Un sérieux doute persiste quant à l’efficacité des plaintes visant les internautes. Les plus radicaux des industriels du divertissement se tournent vers une solution plus radicale : l’interdiction pure et simple du P2P. L’objectif est manqué, une nouvelle fois.

La France a innové en la matière avec la signature en juillet d’une charte commune entre les ayants droit et les fournisseurs d’accès à Internet (FAI). Une initiative majeure pour les majors du disque qui ont enfin été entendues dans leur combat pour responsabiliser les FAI. Grâce à ce texte, les ayants droit vont pouvoir avertir les internautes qui téléchargent les fichiers illégaux avant d’intenter une action en justice. Un coup de semonce qui devrait permettre de faire revenir la plupart des internautes dans le droit chemin sans en passer par les tribunaux. De leurs côtés les professionnels du disque se sont engagés en faveur d’un développement des offres légales, en proposant rapidement un maximum d’œuvres numérisées.

Là encore l’industrie avance en plein brouillard. La profusion des chansons disponibles sur les réseaux P2P semble indépassable pour les offres légales.
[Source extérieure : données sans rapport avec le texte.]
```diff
+                           int n, int cap_sw, std::vector<int>& wunit, std::vector<int>& wrec) {
+    std::vector<int> wpar(n, -1), wd(n, 0), sz(n, 0), pos_of(n, -1), kids_ptr(n + 1, 0), kids, order;
+    for (int pos = 0; pos < T.n_dense; ++pos) {
+        const int k = bdesc[(size_t)pos * 4];
+        if (!in_walk[k]) continue;
+        pos_of[k] = pos;
+        const int role = bdesc[(size_t)pos * 4 + 3] >> 28;
+        const int q = role == 1 ? comp_child[k] : bdesc[(size_t)pos * 4 + 1];
+        if (q >= 0 && (!in_walk[q] || pos_of[q] < 0)) return false;
+        wpar[k] = q;
+        wd[k] = q >= 0 ? wd[q] + 1 : 0;
+        if (role == 1) {
+            const int p = bdesc[(size_t)pos * 4 + 1];
+            int a = q;
+            while (a >= 0 && a != p) a = wpar[a];
+            if (a != p) return false;
+        }
+        order.push_back(k);
+    }
+    if (order.empty()) return false;
+    int lmin = 0;
+    for (int k : order) lmin = std::max(lmin, wd[k] + 1);
+    if (lmin > WALK_MAX) return false;
+    const int cap = std::min(WALK_MAX, std::max(lmin, cap_sw > 0 ? cap_sw : (3 * lmin + 1) / 2));
+    for (int k : order)
+        if (wpar[k] >= 0) kids_ptr[wpar[k] + 1]++;
+    for (int i = 0; i < n; ++i) kids_ptr[i + 1] += kids_ptr[i];
+    kids.resize(kids_ptr[n]);
+    {
+        std::vector<int> fill(kids_ptr.begin(), kids_ptr.end() - 1);
+        for (int k : order)
+            if (wpar[k] >= 0) kids[fill[wpar[k]]++] = k;
+    }
+    for (auto it = order.rbegin(); it != order.rend(); ++it) {
+        sz[*it] += 1;
+        if (wpar[*it] >= 0) sz[wpar[*it]] += sz[*it];
+    }
+    auto fits = [&](int k) { return wd[k] + sz[k] <= cap; };
+    std::vector<std::vector<int>> units;
+    std::function<void(int, std::vector<int>&)> preorder = [&](int k, std::vector<int>& out) {
+        out.push_back(k);
+        for (int i = kids_ptr[k]; i < kids_ptr[k + 1]; ++i) preorder(kids[i], out);
+    };
+    std::function<void(int)> cut = [&](int u) {
+        std::vector<int> path;
+        for (int a = u; a >= 0; a = wpar[a]) path.push_back(a);
+        std::reverse(path.begin(), path.end());
+        if (fits(u)) {
+            path.pop_back();
+            units.push_back(path);
+            preorder(u, units.back());
+            return;
+        }
+        std::vector<int> fit;
+        for (int i = kids_ptr[u]; i < kids_ptr[u + 1]; ++i)
+            if (fits(kids[i])) fit.push_back(kids[i]);
+        std::stable_sort(fit.begin(), fit.end(), [&](int a, int c2) { return sz[a] > sz[c2]; });
+        const size_t first = units.size();
+        for (int c2 : fit) {
+            size_t ui = first;
+            while (ui < units.size() && units[ui].size() + sz[c2] > (size_t)cap) ++ui;
+            if (ui == units.size()) units.push_back(path);
+            preorder(c2, units[ui]);
+        }
+        for (int i = kids_ptr[u]; i < kids_ptr[u + 1]; ++i)
+            if (!fits(kids[i])) cut(kids[i]);
+    };
+    for (int k : order)
+        if (wpar[k] < 0) cut(k);
+    std::vector<char> owned(n, 0);
+    std::vector<int> idx(units.size());
+    for (size_t i = 0; i < units.size(); ++i) idx[i] = (int)i;
+    std::stable_sort(idx.begin(), idx.end(), [&](int a, int c2) { return units[a].size() > units[c2].size(); });
+    std::vector<std::vector<char>> own(units.size());
+    for (size_t ui = 0; ui < units.size(); ++ui) {
+        own[ui].assign(units[ui].size(), 0);
+        for (size_t i = 0; i < units[ui].size(); ++i)
+            if (!owned[units[ui][i]]) owned[units[ui][i]] = own[ui][i] = 1;
+    }
+    wunit.clear();
+    wrec.clear();
+    std::vector<int> slot(n, -1);
+    for (int ui : idx) {
+        const std::vector<int>& U = units[ui];
+        wunit.push_back((int)wrec.size() / 8);
+        wunit.push_back((int)U.size());
+        for (size_t i = 0; i < U.size(); ++i) {
+            const int k = U[i], pos = pos_of[k];
+            slot[k] = (int)i;
+            const int par = bdesc[(size_t)pos * 4 + 1], role = bdesc[(size_t)pos * 4 + 3] >> 28;
+            const int rec[8] = {k, par, bdesc[(size_t)pos * 4 + 2], bdesc[(size_t)pos * 4 + 3], par >= 0 ? slot[par] : -1,
+                                role == 1 ? slot[comp_child[k]] : -1, own[ui][i], 0};
+            if ((par >= 0 && rec[4] < 0) || (role == 1 && rec[5] < 0)) return false;
+            wrec.insert(wrec.end(), rec, rec + 8);
+        }
+        for (int k : U) slot[k] = -1;
+    }
+    for (int k : order)
+        if (!owned[k]) return false;
+    T.n_wunits = (int)units.size();
+    T.walk_cap = cap;
+    T.walk_longest = (int)units[idx[0]].size();
+    T.walk_entries = (int)wrec.size() / 8;
+    return true;
+}
 
 static void tree_free_one_fwd(Tree& T);
 static int tree_build_into(hpf_handle* h, const hpf_desc* d, Tree& T, bool contract) {
@@ -1134,6 +1241,50 @@
         bdesc[(size_t)pos * 4 + 2] = cleaf_of[kb] + 1;
         bdesc[(size_t)pos * 4 + 3] = comp_role[kb] ? ((comp_role[kb] << 28) | comp_idx[kb]) : 0;
     }
+    std::vector<int> wunit, wrec, wsl, wlf;
+    T.n_wunits = T.n_wstages = 0;
+    if (contract && BWc == 52 && h->sw.back_walk && h->sw.leafbatch && T.n_depths > 0) {
+        std::vector<char> in_walk(n, 0), is_bsl(n, 0), is_blf(n, 0);
+        bool ok = (int)T.dep_nleaf.size() >= T.n_depths;
+        for (int dl = 0; ok && dl < T.n_depths; ++dl)
+            for (int pos = T.dep_ptr[dl]; pos < T.dep_ptr[dl + 1]; ++pos) {
+                const int kb = T.dep_nodes[pos];
+                if (dl == 0 || pos >= T.dep_ptr[dl] + T.dep_nleaf[dl]) in_walk[kb] = 1;
+                else if (cleaf_of[kb] >= 0 && pard[kb] >= 0) is_blf[kb] = 1;
+                else if (sb_ord[kb] >= 0 && sl_off[kb] >= 0 && lz_idx[kb] >= 0) is_bsl[kb] = 1;
+                else ok = false;
+            }
+        std::vector<int> stage(n, -1);
+        int nst = 0;
+        for (int pos = 0; ok && pos < T.n_dense; ++pos) {
+            const int kb = T.dep_nodes[pos], p = pard[kb];
+            if (in_walk[kb]) continue;
+            stage[kb] = p < 0 ? -1 : (in_walk[p] ? 0 : (is_bsl[p] ? stage[p] + 1 : -1));
+            if (stage[kb] < 0) ok = false;
+            nst = std::max(nst, stage[kb] + 1);
+        }
+        if (ok && plan_back_walk(T, bdesc, comp_child, in_walk, n, h->sw.back_walk_cap, wunit, wrec)) {
+            T.n_wstages = nst;
+            T.wsl_ptr.assign(1, 0);
+            T.wlf_ptr.assign(1, 0);
+            for (int st = 0; st < nst; ++st) {
+                for (int pos = 0; pos < T.n_dense; ++pos) {
+                    const int kb = T.dep_nodes[pos];
+                    if (stage[kb] != st) continue;
+                    if (is_bsl[kb]) {
+                        const int rec[8] = {kb, pard[kb], sb_ord[kb], (int)(sl_base + sl_off[kb]), sb_m[kb], 0, 0, 0};
+                        wsl.insert(wsl.end(), rec, rec + 8);
+                    } else {
+                        wlf.insert(wlf.end(), &bdesc[(size_t)pos * 4], &bdesc[(size_t)pos * 4] + 4);
+                    }
+                }
+                T.wsl_ptr.push_back((int)wsl.size() / 8);
+                T.wlf_ptr.push_back((int)wlf.size() / 4);
+            }
+        } else {
+            T.n_wunits = 0;
+        }
+    }
     {
         int nc = 0, nb = 0, nn = 0;
         for (int i = 0; i < n; ++i) {
@@ -1238,6 +1389,28 @@
                 fprintf(fp, "%d %d %d %d %d %d %d %d %d %d\n", k, pard[k], height[k], depth[k], kind, is_lazy[k],
                         dchild_ptr[k + 1] - dchild_ptr[k] - n_lazy[k] - n_slz[k], (k > 0 && pass[T.parent[k]]) ? 1 : 0, comp_role[k],
                         (use_fp && fmask[k]) ? (T.plain_gj[k] ? 1 : -1) : 0);
+            }
+            if (T.n_wunits > 0) {
+                int lin_l = T.chain_launches ? 1 : 0, dep_l = 0;
+                if (T.lin_form == LIN_LEVELS) {
+                    for (int hh = 0; hh < T.n_lin_heights; ++hh) lin_l += T.lh_ptr[hh + 1] > T.lh_ptr[hh];
+                } else {
+                    lin_l += T.lin_form != LIN_ROOTS || T.n_lin_roots > 0;
+                }
+                for (int dl = 0; dl < T.n_depths; ++dl) dep_l += T.dep_ptr[dl + 1] > T.dep_ptr[dl];
+                fprintf(fp, "# walk: cap %d, units %d, longest %d, buses walked %d, batched stages %d, back launches %d (per depth: %d)\n", T.walk_cap,
+                        T.n_wunits, T.walk_longest, T.walk_entries, T.n_wstages, 1 + T.n_wstages + lin_l, dep_l + lin_l);
+                fprintf(fp, "# walk compress (v c):");
+                for (int i = 0; i < T.n_comp; ++i) fprintf(fp, " %d %d", T.comp_v[i], T.comp_c[i]);
+                fprintf(fp, "\n");
+                for (int u = 0; u < T.n_wunits; ++u) {
+                    fprintf(fp, "# walk unit %d:", u);
+                    for (int i = 0; i < wunit[2 * u + 1]; ++i) {
+                        const int* rec = &wrec[(size_t)(wunit[2 * u] + i) * 8];
+                        fprintf(fp, " %d%s", rec[0], rec[6] ? "*" : "");
+                    }
+                    fprintf(fp, "\n");
+                }
             }
             fclose(fp);
         }
@@ -1302,6 +1475,12 @@
         }
         T.n_bleaf = (int)bleaf.size() / 4;
         if ((r = upload(h, &T.d_bleaf, bleaf))) return r;
+    }
+    if (T.n_wunits > 0) {
+        if ((r = upload(h, &T.d_wunit, wunit))) return r;
+        if ((r = upload(h, &T.d_wrec, wrec))) return r;
+        if ((r = upload(h, &T.d_wsl, wsl))) return r;
+        if ((r = upload(h, &T.d_wlf, wlf))) return r;
     }
     if ((r = upload(h, &T.d_dchild, dchild))) return r;
     if ((r = upload(h, &T.d_comp_child, T.comp_c))) return r;
```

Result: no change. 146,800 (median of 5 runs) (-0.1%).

Ainsi iTunes malgré son million de références en magasin est très loin du compte face à Morpheus ou Kazaa. Et si iTunes peut faire valoir la qualité des fichiers et la garantie de service, c’est bien pour masquer le peu de choix offert aux internautes. Le chemin reste long donc avant de voir le piratage des œuvres descendre à un niveau acceptable pour les industriels de la culture comme pour les artistes.

Le prochain grand rendez-vous devrait avoir lieu à la rentrée lorsqu’il s’agira de voter la loi sur les droits d’auteurs et droits voisins dans la société de l’information. Un texte fondamental qui sera l’occasion pour l’Adami et quelques députés de prendre le problème à l’envers en demandant la légalisation du P2P, via l’instauration d’un mécanisme de licence légale comme il existe déjà en radio. De quoi fait monter d’un cran la tension autour d’un dossier déjà très passionnel.